Am 8. November 2013 organisierten Nescafé, die größte Kaffee-Marke weltweit, zusammen mit der Hochschule St. Gallen die Veranstaltung “Farming Forward”, was in etwa “Landwirtschaft vorwärts!” bedeutet. Chris Wille, Chef der Abteilung nachhaltige Landwirtschaft der Rainforest Alliance sprach dort über die Zukunft der tropischen Landwirtschaft. Die Rainforest Alliance und andere Mitglieder des Netzwerkes für Nachhaltige Landwirtschaft (SAN) bilden als Beitrag zum Nescafé-Plans Kaffeebauern in nachhaltige Landwirtschaft aus.

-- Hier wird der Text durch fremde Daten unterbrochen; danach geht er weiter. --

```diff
diff --git a/restrictive-hierarchical-semantic-segmentation_amd/csrc/runtime.h b/restrictive-hierarchical-semantic-segmentation_amd/csrc/runtime.h
--- a/restrictive-hierarchical-semantic-segmentation_amd/csrc/runtime.h
+++ b/restrictive-hierarchical-semantic-segmentation_amd/csrc/runtime.h
@@ -74,6 +74,7 @@
   X(wgrad9_blocks2, 0, 0, "  ... of two")                                                                                            \
   X(wgrad9_blocks3, 0, 0, "  ... of three")                                                                                          \
   X(wgrad9_blocks4, 0, 0, "  ... of four")                                                                                           \
+  X(wgrad9_tile, 0, 0, "nine-tap weight gradient: pixel-tile width, 16 = 4 x 16, 8 = 8 x 8 (0 = fewer tiles per image, conv.hip)")  \
   X(sp_wide, 1, 0, "0 = never use the wide-tile im2col body, 2 = also on short reductions (tests)")                                  \
   X(sp_ws_canvas, 5, 0, "canvas tiling of small images: least cut of the padded area, percent (0 = per-image tiles everywhere)")     \
   X(wgrad_group_sp, 1, 0, "0 = grouped tap-per-block weight gradients stay on the fp32 kernel")                                      \
```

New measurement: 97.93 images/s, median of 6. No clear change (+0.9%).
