int estep_rows_per_wg(int variant, int T, int x_is_f64);
int estep_threads(int variant);
int estep_image_doubles(int T);
int estep_tri_image_doubles();
int estep_rows16_rows_per_wg();
hipError_t launch_pack_tri16(const double* u, const double* m, int K, int D, double* tri, hipStream_t st);
hipError_t launch_estep_rows16(int x_is_f64, bool vec, int grid, hipStream_t st, const EstepArgs& a, const double* tri,
                               const char** name);
hipError_t hmm_launch_emission16(::gmmvb_hmm_state* h, int x_is_f64, bool vec, hipStream_t st, const EstepArgs& a, const char** name);
int estep_bound_blocks(int T);
int estep_gather_rows_per_wg(int T, int x_is_f64);
hipError_t launch_estep_gather_dev(int T, int x_is_f64, bool vec, int grid, hipStream_t st, const EstepArgs& a,
                                   const int* lists, int64_t cap, const int* counts_dev, const int* plan_dev,
                                   const float* thr = nullptr ,
                                   unsigned long long* exits = nullptr ,
                                   float margin = 0.0f );
int64_t estep_i8_digit_row_bytes(int D);
hipError_t launch_x_digits(const void* x, int x_is_f64, int64_t ldx, int64_t n_rows, int D, const double* pivot,
                           unsigned char* xq, signed char* xqe, hipStream_t st);
int64_t proj_image_len(int K, int D);
int64_t proj_const_len(int K);
hipError_t launch_proj_table(const double* u, const double* m, const double* cvec, const double* pivot, int K, int D,
                             unsigned char* gimg, void* gconst, hipStream_t st);
hipError_t launch_proj_tile_ref(const int* counts, int K, int64_t n_tiles, int* tile_ref, hipStream_t st);
struct ProjectArgs {
    const unsigned char* xq; const signed char* xqe;
    const unsigned char* gimg; const void* gconst; const int* tile_ref;
    const double* lnrho; int64_t npad; int64_t n_rows; int K; int D; const double* drift; const double* cvec;
    unsigned short* rec_k; float* rec_d; float* rec_B; unsigned char* rec_exact; unsigned char* rec_sel; unsigned char* rec_flags;
    unsigned long long* masks; int* blk; double* epart; double* opart;
    unsigned char* lock; float* dlock; float* rthr; const unsigned char* lcomp;
    unsigned long long* pmask; int* pblk; int proof_all; int own_fresh; unsigned long long* cand_ctr;
};
hipError_t launch_rec_project(int grid, hipStream_t st, const ProjectArgs& a);
hipError_t launch_proj_filter(int grid, hipStream_t st, const ProjectArgs& a);
int estep_i8_pairs_per_chunk();
hipError_t launch_estep_i8_proof(int D, int grid, hipStream_t st, const unsigned char* xq, const signed char* xqe,
                                 const unsigned char* img, const double* cvec, int K, const int* lists, int64_t cap,
                                 const int* counts, const int* plan, float* ub, double* lb, int64_t npad);
int64_t estep_i8_proof_work_bytes(int K, int64_t n_rows);
hipError_t launch_estep_i8_proof_blocked(int D, int num_cu, hipStream_t st, const unsigned char* xq, const signed char* xqe,
                                         const unsigned char* img, const double* cvec, int K, const int* lists, int64_t cap,
                                         const int* counts, const int* blk_base, int nblk, void* work, float* ub, double* lb,
                                         int64_t npad);
struct EstepI8Args {
    const void* x; int64_t ldx; int64_t n_rows; int D;
    const unsigned char* img; const double* pivot; const double* cvec; int K;
    double* lnrho; int64_t npad;
    int* khat = nullptr;
    float* ub = nullptr;
};
int estep_i8_image_bytes(int D, int bound);
int estep_i8_rows_per_wg();
hipError_t launch_pack_images(const double* u, const double* m, const double* c_src, const double* pivot_src, int K, int D, int T,
                              int img_len, double* img, double* cvec, double* pivot_dst, unsigned char* img6, unsigned char* img3,
                              hipStream_t st);
hipError_t launch_estep_i8(int x_is_f64, bool vec, int grid, hipStream_t st, const EstepI8Args& a, const char** name);
hipError_t launch_estep_i8_bound(int x_is_f64, bool vec, int tb, int grid, hipStream_t st, const EstepI8Args& a,
                                 const char** name);
int mstep_components_per_wg(int T, bool pre);
int mstep_threads(int T, bool pre);
hipError_t launch_estep(int variant, int T, int x_is_f64, bool vec, int grid, hipStream_t st, const EstepArgs& a,
                        const char** name);
hipError_t launch_mstep(int T, int x_is_f64, bool vec, bool pre, int grid, hipStream_t st, const MstepArgs& a,
                        const char** name);

hipError_t launch_mstep_small(int grid, hipStream_t st, const MstepArgs& a, int KGW, int cw, const char** name);
hipError_t launch_mstep_wide(int T, int grid, hipStream_t st, const MstepArgs& a, const char** name);
hipError_t launch_estep_rows(int T, int x_is_f64, int grid, hipStream_t st, const EstepArgs& a, const char** name);
int estep_rows_rows_per_wg();
hipError_t launch_hmm_mstep_small(int grid, hipStream_t st, const MstepArgs& a, int KGW, const double* gamma_tm, int Kp,
                                  bool sparse, const char** name);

„In den frühen Neunzigern entwickelten einige zukunftsorientierte NGOs in Lateinamerika die erste umsetzbare Definition einer nachhaltigen tropischen Landwirtschaft. Diese Pioniere arbeiteten zusammen mit Landwirten, Wissenschaftlern und vielen anderen Betroffenen. Das Ergebnis waren Leitlinien für landwirtschaftliche Betriebe, die alle drei Säulen der Nachhaltigkeit umfassten – Menschen, Planet und Wohlstand. Mit der Umsetzung dieser Regeln wirtschaften landwirtschaftliche Betriebe im Einklang mit der Natur, respektvoll zu den Menschen und wirtschaftlich erfolgreich.
Für die Farmen bedeutet das:

  • einen Management-Plan zu haben,
  • die Ökosysteme zu erhalten,
  • die Tierwelt zu schützen,
  • Wasser zu sparen,
  • faire Behandlung von und gute Bedingungen für Arbeiter zu gewährleisten,
  • Sicherheit und Gesundheitsschutz am Arbeitsplatz zu sichern,
  • gute Beziehungen mit den umliegenden Gemeinden zu pflegen,
  • integrierten Pflanzenschutz zu praktizieren,
  • die Böden zu schützen und Bodenfruchtbarkeit zu erhalten,
  • mit allen landwirtschaftlichen Abfällen „sauber“ umzugehen.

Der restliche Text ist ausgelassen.